Look through the listing below and report how many lines contain "POINTER", as a bare number.
=== Section Start ===
# IIT-PAVIS/Acoustic-Image-Generation

Hardware: AMD Instinct MI355X
Metric: train-step images/sec (higher is better)
Workload: dtype f32

## Files before the change

acoustic-image-generation_amd/acimg/_lib.py:

```python
import ctypes as C
import os

_HERE = os.path.dirname(os.path.abspath(__file__))
LIB_PATH = os.environ.get("ACIMG_LIB") or os.path.join(_HERE, "lib", "libacimg.so")

ACT_NONE, ACT_RELU, ACT_SIGMOID = 0, 1, 2


class ConvDesc(C.Structure):

    _fields_ = [(n, C.c_int32) for n in (
        "N", "H", "W", "C", "ldx", "K", "ldy", "OH", "OW", "R", "S", "stride", "pad_t", "pad_l",
        "ldw", "act")]

    def __repr__(self):
        return "ConvDesc(" + ", ".join("%s=%d" % (n, getattr(self, n)) for n, _ in self._fields_) + ")"


class Config(C.Structure):

    _fields_ = [(n, C.c_int32) for n in (
        "splitk_cut", "splitk_target", "splitk_handoff", "wgrad_minpix", "wgrad_halo", "split3_tile_bm",
        "split3_tile_bn", "tail_split", "tail_s", "trunk_persistent", "trunk_bk", "trunk_stagger", "trunk_dma_pos",
        "trunk_ring", "trunk_ring_bm", "trunk_halo")]
# ... 29 lines not shown
    "acimg_conv2d_fwd_tiling": (_I, [_DP, C.POINTER(C.c_int)]),
    "acimg_config_default": (_I, [C.POINTER(Config)]),
    "acimg_configure": (_I, [C.POINTER(Config)]),
    "acimg_conv2d_fwd_workspace": (_SZ, [_DP]),
    "acimg_conv2d_split3_weight_bytes": (_SZ, [_DP]),
    "acimg_conv2d_split3_prepare": (_I, [_DP, _P, _P, _P]),
    "acimg_conv2d_bf16_prepare": (_I, [_DP, _P, _P, _P]),
    "acimg_conv2d_fwd_split3_stats_rows": (_I, [_DP]),
    "acimg_conv2d_fwd_split3_tiling": (_I, [_DP, C.POINTER(C.c_int)]),
    "acimg_conv2d_fwd_split3p_stats_rows": (_I, [_DP]),
    "acimg_conv2d_fwd_split3": (_I, [_DP, _P, _P, _P, _P, _P, _P, _I, _P, _P]),
    "acimg_conv2d_fwd_bf16": (_I, [_DP, _P, _P, _P, _P, _P, _P, _I, _P, _P]),
    "acimg_conv2d_split3_dgrad_weight_bytes": (_SZ, [_DP]),
    "acimg_conv2d_split3_prepare_dgrad": (_I, [_DP, _P, _P, _P]),
    "acimg_conv2d_dgrad_split3": (_I, [_DP, _P, _I, _P, _P, _I, _P, _I, _P, _I, _P]),
    "acimg_conv2d_dgrad_bf16": (_I, [_DP, _P, _I, _P, _P, _I, _P, _I, _P, _I, _P]),
    "acimg_conv2d_split3_prepare_multi": (_I, [_I, _P, _P, _P, _P, _P]),
    "acimg_conv2d_fwd_split3p_workspace": (_SZ, [_DP]),
    "acimg_conv2d_fwd_split3p": (_I, [_DP, _P, _SZ, _P, _P, _P, _P, _SZ, _P]),
    "acimg_conv2d_fwd_split1p": (_I, [_DP, _P, _SZ, _P, _P, _P, _P, _SZ, _P]),
    "acimg_conv2d_fwd_split3p_stats": (_I, [_DP, _P, _SZ, _P, _P, _P, _SZ, _P]),
    "acimg_gram_stats_workspace": (_SZ, [_L, _I]),
    "acimg_gram_stats": (_I, [_P, _SZ, _L, _I, _P, _I, _I, _P, _P, _P, _P, _F, _F, _P, _P, _P, _SZ, _P]),
    "acimg_conv2d_fwd_split3p_tail": (_I, [_DP, _P, _SZ, _P, _P, _P, _P, _SZ, _P, _SZ, _P, _SZ, _P]),
    "acimg_conv2d_fwd_split3p_tail_proj": (_I, [_DP, _P, _SZ, _P, _P, _P, _P, _P, _P, _P, _SZ, _P, _SZ, _P]),
    "acimg_split_plane_bytes": (_SZ, [_L, _I]),
    "acimg_bn_relu_split": (_I, [_P, _P, _P, _I, _P, _SZ, _L, _I, _P]),
    "acimg_bn_add_relu_split": (_I, [_P, _P, _P, _P, _P, _P, _P, _SZ, _P, _SZ, _P, _I, _I, _I, _I, _I, _I, _I, _P]),
    "acimg_bn_relu_maxpool_split": (_I, [_P, _P, _P, _P, _SZ, _I, _I, _I, _I, _I, _I, _I, _I, _P]),
    "acimg_conv2d_dgrad": (_I, [_DP, _P, _I, _P, _P, _I, _P, _I, _P, _I, _P, _SZ, _P, _P]),
    "acimg_conv2d_dgrad_workspace": (_SZ, [_DP]),
    "acimg_conv2d_wgrad": (_I, [_DP, _P, _P, _I, _P, _P, _P, _SZ, _P]),
    "acimg_conv2d_wgrad_workspace": (_SZ, [_DP]),
    "acimg_conv2d_wgrad_split3": (_I, [_DP, _P, _P, _I, _P, _P, _P, _SZ, _P]),
    "acimg_conv2d_wgrad_bf16": (_I, [_DP, _P, _P, _I, _P, _P, _P, _SZ, _P]),
    "acimg_conv2d_affine_input_ok": (_I, [_DP, _I]),
    "acimg_conv2d_wgrad_affine": (_I, [_DP, _I, _P, _P, _P, _I, _P, _I, _P, _P, _P, _SZ, _P]),
    "acimg_deconv_fwd": (_I, [_DP, _P, _P, _P, _P, _P, _SZ, _P, _P]),
    "acimg_deconv_dgrad": (_I, [_DP, _P, _I, _P, _P, _P, _I, _P, _SZ, _P, _P]),
    "acimg_deconv_wgrad": (_I, [_DP, _P, _P, _I, _P, _P, _P, _SZ, _P]),
    "acimg_deconv_workspace": (_SZ, [_DP]),
    "acimg_bn_finalize": (_I, [_P, _I, _I, _I, _D, _P, _P, _P, _P, _F, _F, _I, _P, _P, _P, _P, _P]),
    "acimg_bn_add_relu": (_I, [_P, _P, _P, _P, _P, _P, _P, _I, _I, _I, _I, _I, _I, _I, _P]),
    "acimg_bn_relu_maxpool": (_I, [_P, _P, _P, _P, _I, _I, _I, _I, _I, _I, _I, _I, _P]),
    "acimg_bn_relu": (_I, [_P, _P, _P, _P, _L, _I, _I, _I, _P]),
    "acimg_bn_relu_bwd": (_I, [_P, _P, _P, _P, _P, _P, _P, _P, _P, _L, _I, _P]),
# ... 155 lines not shown
```

acoustic-image-generation_amd/acimg/ops.py:

```python
import ctypes as C
import math

import torch

from . import _lib
from ._lib import ACT_NONE, ACT_RELU, ACT_SIGMOID, ConvDesc


def up4(v):
    return (int(v) + 3) & ~3


class Ptr(object):

    __slots__ = ("t", "off")

    def __init__(self, t, off=0):
        self.t = t
        self.off = int(off)

    def addr(self):
        return self.t.data_ptr() + 4 * self.off


# ... 432 lines not shown
    nbytes = 0 if tail_ws is None else (tail_ws.numel() * tail_ws.element_size() if hasattr(tail_ws, "numel") else 0)
    fn = _L().acimg_conv2d_fwd_split3p if terms == 3 else _L().acimg_conv2d_fwd_split1p
    plan.add("conv2d_fwd_split3p" if terms == 3 else "conv2d_fwd_split1p", fn, C.byref(d), x_planes, int(x_lo_off),
             wsplit, y, stats, tail_ws, int(nbytes), side=side)


def conv2d_fwd_split3p_stats(plan, d, x_planes, x_lo_off, wsplit, stats, tail_ws=None, side=False):
    nbytes = 0 if tail_ws is None else (tail_ws.numel() * tail_ws.element_size() if hasattr(tail_ws, "numel") else 0)
    plan.add("conv2d_fwd_split3p_stats", _L().acimg_conv2d_fwd_split3p_stats, C.byref(d), x_planes, int(x_lo_off), wsplit,
             stats, tail_ws, int(nbytes), side=side)


def gram_stats_workspace(rows, Cn):
    return int(_L().acimg_gram_stats_workspace(int(rows), int(Cn)))


def gram_stats(plan, x_planes, x_lo_off, rows, Cn, w, ldw, K, gamma, beta, moving_mean, moving_var, scale, shift, ws,
               decay=0.997, eps=1e-5, side=False):
    plan.add("gram_stats", _L().acimg_gram_stats, x_planes, int(x_lo_off), int(rows), int(Cn), w, int(ldw), int(K), gamma,
             beta, moving_mean, moving_var, float(decay), float(eps), scale, shift, ws,
             int(ws.numel() * ws.element_size()), side=side)


def conv2d_fwd_split3p_tail(plan, d, x_planes, x_lo_off, wsplit, scale, shift, sc_planes, sc_lo_off, out_planes,
                            out_lo_off, tail_ws=None, side=False):
    nbytes = 0 if tail_ws is None else (tail_ws.numel() * tail_ws.element_size() if hasattr(tail_ws, "numel") else 0)
    plan.add("conv2d_fwd_split3p_tail", _L().acimg_conv2d_fwd_split3p_tail, C.byref(d), x_planes, int(x_lo_off), wsplit,
             scale, shift, sc_planes, int(sc_lo_off), out_planes, int(out_lo_off), tail_ws, int(nbytes), side=side)
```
=== Section End ===
The answer: 4